In Basel ist das inklusive Kulturfestival Wildwuchs am Donnerstag mit einem Reigen von Soloprojekten eröffnet worden. Trotz der Coronakrise setzt das Festival bis am 6. Juni konsequent auf Live-Events.
Coronakonforme Spielstätte im Rahmen des Festivals Wildwuchs in Basel.
Coronakonforme Spielstätte im Rahmen des Festivals Wildwuchs in Basel. - sda - Keystone/Dominique Spirgi

Das Wichtigste in Kürze

  • In der Reithalle der Kaserne Basel steht eine kreisrunde geschlossene Arena, die an das Setting der einstigen Peep Shows erinnert.

Rund um den abgetrennten Innenraum finden in Nischen gegen 20 Zuschauerinnen und Zuschauer Platz. Plexiglas-Scheiben geben den Blick in die Arenabühne frei. Dort hebt die junge Tänzerin Daria Wittwer zu einem akrobatischen Pas de deux mit einer Kiste ab.

Dieses Setting ist in höchstem Masse coronakonform. «Als wir das Festival planten, waren die Schutzmassnahmen noch sehr streng ausgelegt», sagt Festivalleiterin Gunda Zeeb. «Im März wussten wir gar nicht, ob überhaupt etwas stattfinden kann und wenn, dann nur unter strengen Abstandsregeln.»

Man habe aber trotzdem stets am Prinzip des Live-Events festgehalten, so Zeeb weiter. «Ein Festival, das auf Begegnungen zwischen nichtbehinderten und beeinträchtigten Menschen setzt, kann nicht in den virtuellen Raum ausweichen.»

Jetzt fällt das Festival just in die Übergangsphase zu den vom Bundesrat verkündeten weiteren Öffnungsschritten. Das führt dazu, dass der grosse Doppelabend mit der algerischen Tänzerin Laila White sowie Performerinnen und Performern der Zürcher Hochschule der Künste am Sonntag in der grossen Reithalle nur vor 50 Zuschauerinnen und Zuschauern stattfinden kann, während zu den weiteren Projekte ab Montag 100 Leute Einlass finden dürfen.

Das Festival Wildwuchs versteht sich als inklusive Veranstaltungsreihe. Das heisst, dass auf der Bühne und im Zuschauerraum Künstlerinnen und Künstler sowie Menschen ohne und mit Behinderung zusammengebracht werden sollen.

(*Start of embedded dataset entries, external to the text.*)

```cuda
#define SB_CUDA(call)                                                        \
    do {                                                                     \
        cudaError_t _e = (call);                                             \
        if (_e != cudaSuccess) {                                             \
            sb::set_error("%s:%d %s -> %s", __FILE__, __LINE__, #call,       \
                          cudaGetErrorString(_e));                           \
            return SB_ERR_CUDA;                                              \
        }                                                                    \
    } while (0)

void count_launch();

#define SB_LAUNCH_CHECK()                                                    \
    do {                                                                     \
        sb::count_launch();                                                  \
        cudaError_t _e = cudaGetLastError();                                 \
        if (_e != cudaSuccess) {                                             \
            sb::set_error("%s:%d launch -> %s", __FILE__, __LINE__,          \
                          cudaGetErrorString(_e));                           \
            return SB_ERR_CUDA;                                              \
        }                                                                    \
    } while (0)

#define SB_ARG(cond)                                                         \
    do {                                                                     \
        if (!(cond)) {                                                       \
            sb::set_error("%s:%d bad argument: %s", __FILE__, __LINE__,      \
                          #cond);                                            \
            return SB_ERR_ARG;                                               \
        }                                                                    \
    } while (0)

}
#endif

#ifdef SB_HOST_EMU
#define SB_SHARED static
#else
#define SB_SHARED __shared__
#endif

namespace sb {

__device__ __forceinline__ float warp_sum(float v) {
#pragma unroll
    for (int o = 16; o > 0; o >>= 1) v += __shfl_xor_sync(0xffffffffu, v, o);
    return v;
}
__device__ __forceinline__ double warp_sum(double v) {
#pragma unroll
    for (int o = 16; o > 0; o >>= 1) v += __shfl_xor_sync(0xffffffffu, v, o);
    return v;
}

__device__ __forceinline__ double floor_div_exact(double a, double b) {
    if (b > 0.0 && isfinite(a)) {
        double q = floor(__ddiv_rn(a, b));
        double r = __fma_rn(-q, b, a);
        if (r < 0.0) q -= 1.0;
        else if (r >= b) q += 1.0;
        return q;
    }
    if (b == 0.0) return __ddiv_rn(a, b);
    double mod = fmod(a, b);
    double div = __ddiv_rn(__dsub_rn(a, mod), b);
    if (mod != 0.0) {
        if ((b < 0.0) != (mod < 0.0)) div -= 1.0;
    }
    if (div != 0.0) {
        double fl = floor(div);
        if (div - fl > 0.5) fl += 1.0;
        return fl;
    }
    return copysign(0.0, __ddiv_rn(a, b));
}

__device__ __forceinline__ double floor_div_fast(double a, double b, double inv_b) {
    double q = floor(a * inv_b);
    if (b > 0.0 && fabs(q) < 1.0e15) {
        double r = __fma_rn(-q, b, a);
        if (r < 0.0) q -= 1.0;
        else if (r >= b) q += 1.0;
        return q;
    }
    return floor_div_exact(a, b);
}

}
```

### scintools_b200/csrc/thth.cu

```cuda
#include <float.h>
#include <limits.h>
#include <math.h>
#include <stdlib.h>

#include <type_traits>

#include "bf16_pack.cuh"
#include "lanczos.cuh"
#include "thth.cuh"
#include "tma.cuh"

namespace sb {

#ifndef SB_HOST_EMU
int eig_cluster_launch(const float2* d_M, int ld, int n_max, const int* d_nred, int e0,
                       int nb, double* d_eigs, int* d_status, int* d_iters, double tol,
                       double etol, int max_iter, cudaStream_t st);

int eig_half_launch(const float2* d_M, const unsigned* d_Mb, int ld, const int* d_nred, int e0,
                    int nb, double* d_eigs, int* d_status, int* d_iters, double tol, double etol,
                    int max_iter, bool tensor, cudaStream_t st);

#endif

enum { ST_OK = 0, ST_INDEX_ERROR = 1, ST_ZERO_START = 2, ST_TOO_SMALL = 4,
       ST_NOT_CONVERGED = 8 };

__global__ void thth_prep_kernel(ThthGeom g, const double* __restrict__ etas,
                                 int neta, int ld, int* __restrict__ idx,
                                 int* __restrict__ nred) {
    int e = blockIdx.x;
    if (e >= neta) return;
    double eta = etas[e];
    int lane = threadIdx.x;
    int base = 0;
    int* out = idx + (size_t)e * ld;
    for (int k0 = 0; k0 < g.n; k0 += 32) {
        int k = k0 + lane;
        bool keep = false;
        if (k < g.n) {
            double t = g.th[k];
            keep = (__dmul_rn(__dmul_rn(t, t), eta) < g.tau_absmax) &&
                   (fabs(t) < g.fd_half);
        }
        unsigned m = __ballot_sync(0xffffffffu, keep);
        if (keep) out[base + __popc(m & ((1u << lane) - 1u))] = k;
        base += __popc(m);
    }
    if (lane == 0) nred[e] = base;
}

__global__ void thth_indexerr_kernel(ThthGeom g, const double* __restrict__ etas,
                                     int* __restrict__ status) {
    int e = blockIdx.y;
    double eta = etas[e];
    long long total = (long long)g.n * g.n;
    bool bad = false;
    for (long long p = (long long)blockIdx.x * blockDim.x + threadIdx.x;
         p < total; p += (long long)gridDim.x * blockDim.x) {
        int i = (int)(p / g.n), j = (int)(p % g.n);
        ThthPoint pt = thth_point(g, eta, g.th[j], g.th[i]);
        bad |= pt.index_error;
    }
    if (__any_sync(0xffffffffu, bad) && (threadIdx.x & 31) == 0)
        atomicOr(status + e, ST_INDEX_ERROR);
}

#define SB_BUILD_EB 8

__device__ __forceinline__ unsigned pack_f16x2(float2 v) {
#ifdef SB_HOST_EMU
    const __half2 h = __floats2half2_rn(v.x, v.y);
    return (unsigned)h.x | ((unsigned)h.y << 16);
#else
    unsigned r;
    asm("cvt.rn.f16x2.f32 %0, %1, %2;" : "=r"(r) : "f"(v.y), "f"(v.x));
    return r;
#endif
}

__global__ void cs_absmax_kernel(const float2* __restrict__ cs, long long rows, long long ncols,
                                 long long pitch, unsigned* __restrict__ out) {
    float m = 0.f;
    const long long per_row4 = ncols >> 1;
    const long long total = rows * per_row4;
    for (long long i = (long long)blockIdx.x * blockDim.x + threadIdx.x; i < total;
         i += (long long)gridDim.x * blockDim.x) {
        const long long r = i / per_row4, c = i - r * per_row4;
        const float4 q = __ldg(reinterpret_cast<const float4*>(cs + r * pitch) + c);
        m = fmaxf(fmaxf(fmaxf(fabsf(q.x), fabsf(q.y)), fmaxf(fabsf(q.z), fabsf(q.w))), m);
    }
    if (ncols & 1) {
        for (long long r = (long long)blockIdx.x * blockDim.x + threadIdx.x; r < rows;
             r += (long long)gridDim.x * blockDim.x) {
            const float2 q = __ldg(cs + r * pitch + ncols - 1);
            m = fmaxf(fmaxf(fabsf(q.x), fabsf(q.y)), m);
        }
    }
    if (!(m == m)) m = 3.0e38f;
    m = fminf(m, 3.0e38f);
#pragma unroll
    for (int o = 16; o > 0; o >>= 1) m = fmaxf(m, __shfl_xor_sync(0xffffffffu, m, o));
    if ((threadIdx.x & 31) == 0) atomicMax(out, __float_as_uint(m));
}
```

Festivalleiterin Zeeb legt den Begriff Behinderung weiträumig aus. So sind im Programm auch Projekte mit oder über Menschen zu finden, die sich nicht explizit körperlich oder geistig bedingt an den Rändern der Gesellschaft befinden - etwa Obdachlose, ehemalige Drogensüchtige oder Menschen, die sich in einer rassistischen Umgebung zurechtfinden müssen.

Letzteres zeigt sich zum Beispiel in der Installation «Stricken» von Magda Korsinsky. In sechs Videointerviews äussern sich afrodeutsche Frauen unter anderem zu den einmal mehr, ein anderes mal weniger angespannten Beziehungen zu ihren weissen Grossmüttern.

Das Festival Wildwuchs auf dem Basler Kasernenareal und im Theater Roxy in Birsfelden läuft bis am 6. Juni. Mit zum Programm gehören auch künstlerische Besuche in Behinderteneinrichtungen. Zudem kann man gewisse Performances zu sich nachhause einladen.